Os atos praticados com excesso de poder ou desvio de finalidade podem ser anulados pela própria Administração Pública quando da autotutela, ou até mesmo pelo Poder Judiciário no controle jurisdicional da legalidade do ato.

Por este motivo, mesmo nos casos em que houver discricionariedade, a Administração deve atuar nos limites da lei, sempre com a finalidade de atender ao interesse público.

 O poder da Administração pode ser discricionário ou vinculado. No que tange à discricionariedade do ato, o legislador não pode prever todas as hipóteses possíveis na atuação do agente público, desta forma algumas vezes nos casos concretos a Administração deverá atuar de acordo com o melhor momento de agir, bem como aplicar a sanção cabível, sempre dentro dos limites da lei. Contudo quando a lei prevê determinados requisitos e não oferece opção à Administração então o poder será vinculado.

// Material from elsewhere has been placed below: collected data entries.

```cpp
constexpr uint32_t SEED_WAVE_KEYS = 96;
constexpr int SEED_WAVE_RUNS = 4;
constexpr uint32_t SEED_WAVE_LDS = SEED_WAVE_RUNS * SEED_WAVE_KEYS * 4;
template <int K, bool FETCHES, int NS>
__device__ __forceinline__ void seed_body(const WalkArgs a, const uint32_t item, const uint32_t wave) {
  static_assert(SEED_BLOCK == 256, "the item record holds 12 words = 256 seeds + k - 1 + 1 bases");
  static_assert(NS == 1 || NS == 2 || NS == 4, "one, two or all four runs of 64 seeds per wave");
  constexpr uint32_t WAVES = 4 / NS;
  extern __shared__ __align__(16) unsigned char smem[];
  uint32_t* const raw_all = reinterpret_cast<uint32_t*>(smem);
  const TableView tab = specialized_view<K>(a.tab);
  const int k = tab.k;
  const uint32_t lane = (uint32_t)lane_id();
  const uint32_t W = (uint32_t)tab.w;
  const uint64_t* rec = a.items + 16ull * item;
  auto bits_at = [&](uint32_t q) -> uint64_t {
    const uint32_t w = q >> 5, sh = (q & 31) * 2;
    const uint64_t hi = rec[4 + w], lo = rec[5 + w];
    return (hi << sh) | ((lo >> 1) >> (63 - sh));
  };
  struct Run {
    uint32_t tid, m_rest, u_child, S, pos;
    uint64_t x, X;
    Key g;
    DirPair dw;
    const Slot* base;
    uint4 first, second;
  };
  Run r0, r1, r2, r3;
  auto hash_keys = [&](Run& r, const uint32_t j) {
    r.tid = 64u * (wave + WAVES * j) + lane;
    r.x = bits_at(r.tid);
    uint32_t* raw = raw_all + SEED_WAVE_KEYS * j;
    raw[lane] = mmer_scan_key(tab, r.x, r.tid);
    if (lane < W) raw[64 + lane] = mmer_scan_key(tab, bits_at(r.tid + 64), r.tid + 64);
  };
  hash_keys(r0, 0);
  if constexpr (NS >= 2) hash_keys(r1, 1);
  if constexpr (NS == 4) { hash_keys(r2, 2); hash_keys(r3, 3); }
  const uint64_t h0 = rec[0], h1 = rec[1];
  const uint64_t nb = rec[2], fwo = rec[3] & 0xFFFFFFFFull;
  const uint32_t wo32 = (uint32_t)(rec[3] >> 32);
  if ((uint32_t)(h1 >> 32) == 0u) return;
  const uint32_t t = (uint32_t)h0;
  const uint32_t n_ref = (uint32_t)h1;
  const uint32_t i_first = (uint32_t)(h0 >> 32);
  if (i_first + 64u * wave >= n_ref) return;
  asm volatile("s_waitcnt lgkmcnt(0)" ::: "memory");
  auto minimizer = [&](Run& r, const uint32_t j) {
    const uint32_t* w = raw_all + SEED_WAVE_KEYS * j + lane + 1;
    uint32_t m_last;
    if (W == 16) {
      const uint32_t m0 = min(min(w[0], w[1]), w[2]), m1 = min(min(w[3], w[4]), w[5]);
      const uint32_t m2 = min(min(w[6], w[7]), w[8]), m3 = min(min(w[9], w[10]), w[11]);
      const uint32_t m4 = min(min(w[12], w[13]), w[14]);
      r.m_rest = min(min(min(m0, m1), m2), min(m3, m4));
      m_last = w[15];
    } else {
      r.m_rest = ~0u;
      for (uint32_t q = 1; q < W; ++q) r.m_rest = min(r.m_rest, w[q - 1]);
      m_last = w[W - 1];
    }
    r.u_child = (min(r.m_rest, m_last) & SEL_POS) - (r.tid + 1);
  };
  minimizer(r0, 0);
  if constexpr (NS >= 2) minimizer(r1, 1);
  if constexpr (NS == 4) { minimizer(r2, 2); minimizer(r3, 3); }

  auto directory = [&](Run& r) {
    r.X = r.x >> (64 - 2 * k);
    r.g = key_from_window(tab, r.X & tab.pmask, r.u_child);
    r.dw = *reinterpret_cast<const DirPair*>(tab.dir + r.g.bucket);
  };
  directory(r0);
  if constexpr (NS >= 2) directory(r1);
  if constexpr (NS == 4) { directory(r2); directory(r3); }
  const bool head = i_first + r0.tid == 0;
  Key gq = r0.g;
  DirPair dq = r0.dw;
  if (head) {
    const uint32_t u_first = min(raw_all[0], r0.m_rest) & SEL_POS;
    gq = key_from_window(tab, r0.X >> 2, u_first);
    dq = *reinterpret_cast<const DirPair*>(tab.dir + gq.bucket);
  }
  auto home_pair = [&](Run& r) {
    r.S = (uint32_t)bucket_slots(r.dw.lo, r.dw.hi);
    r.base = tab.slots + 2ull * r.dw.lo;
    r.pos = (uint32_t)home_slot(tab, r.g, r.S);
    const Slot* b0 = (r.S ? r.base : tab.slots) + r.pos;
    r.first = *reinterpret_cast<const uint4*>(b0);
    r.second = *reinterpret_cast<const uint4*>(b0 + 1);
  };
  home_pair(r0);
  if constexpr (NS >= 2) home_pair(r1);
  if constexpr (NS == 4) { home_pair(r2); home_pair(r3); }
  uint32_t Sq = 0, posq = 0;
  const Slot* baseq = tab.slots;
  uint4 firstq = r0.first, secondq = r0.second;
  if (head) {
    Sq = (uint32_t)bucket_slots(dq.lo, dq.hi);
    baseq = tab.slots + 2ull * dq.lo;
    posq = (uint32_t)home_slot(tab, gq, Sq);
    const Slot* bq = (Sq ? baseq : tab.slots) + posq;
    firstq = *reinterpret_cast<const uint4*>(bq);
    secondq = *reinterpret_cast<const uint4*>(bq + 1);
  }

  unsigned long long probes_w = 0, fetch_w = 0;
  auto classify = [&](Run& r, const bool with_head) {
    const uint32_t i = i_first + r.tid;
    uint32_t fetch_l = 0;
    bool valid = false, triv = false, triv_child = false;
    if (i < n_ref) {
      valid = true;
      uint4 c4 = make_uint4(0, 0, 0, 0);
      if (r.S) c4 = bucket_resolve2(tab, r.g, r.base, r.S, r.pos, r.first, r.second, &fetch_l);
      c4 = finish_children(tab, r.X, r.g.flip, c4);
      uint32_t nextb = 4;
      if (i + 1 < n_ref) {
        if (k < 32) {
          nextb = (uint32_t)(r.x >> (62 - 2 * k)) & 3u;
        } else {
          const uint32_t p = r.tid + (uint32_t)k;
          nextb = (uint32_t)(rec[4 + (p >> 5)] >> (62 - 2 * (p & 31))) & 3u;
        }
        a.node_cnt[nb + i + 1] = pick4(c4, nextb);
      }
      if (with_head && head) {
        uint4 cq = make_uint4(0, 0, 0, 0);
        if (Sq) cq = bucket_resolve2(tab, gq, baseq, Sq, posq, firstq, secondq, &fetch_l);
// ... 1019 lines not shown
```

Before: 64.74 million.

## Rework pack kernel with 16-byte chunk loads and register-resident item records

Rewrites k_pack so each lane loads 16-byte aligned chunks of bases, encodes them with SWAR bit tricks, and assembles 64-bit packed words via shuffles. For short targets the item records are filled from registers instead of reading the packed buffer back, and per-target header fields are loaded by separate lanes and broadcast with readlane. Per-target status stores are gathered through LDS into one coalesced write per block, and the block grows to 8 waves. This adds code complexity and a block-wide barrier in exchange for fewer, wider memory transactions.

```diff
diff --git a/km_amd/csrc/pack_map.h b/km_amd/csrc/pack_map.h
--- /dev/null
+++ b/km_amd/csrc/pack_map.h
@@ -0,0 +1,77 @@
+#pragma once
+#include <stdint.h>
+
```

Não se admite, portanto, a atuação do agente público para beneficiar ou prejudicar pessoas determinadas, se assim o fizer perderá o fundamento do principio da supremacia do interesse público sobre o particular, afastando a finalidade do poder administrativo, e ainda incidindo em desvio de poder. Neste caso o ato será anulado, observando-se todas as consequências nas esferas civil, penal e administrativa.

O objetivo do poder de polícia administrativa, não é eliminar direitos individuais, portanto existem alguns paradigmas, ou seja, um padrão a ser seguido, o Estado deve atuar com necessidade, proporcionalidade e eficácia:

a) Necessidade: a medida do poder de polícia deve ser realizado com o fim de evitar ameaças ao interesse público;

b) Proporcionalidade: deve haver equivalência entre a limitação do direito individual e a prevenção.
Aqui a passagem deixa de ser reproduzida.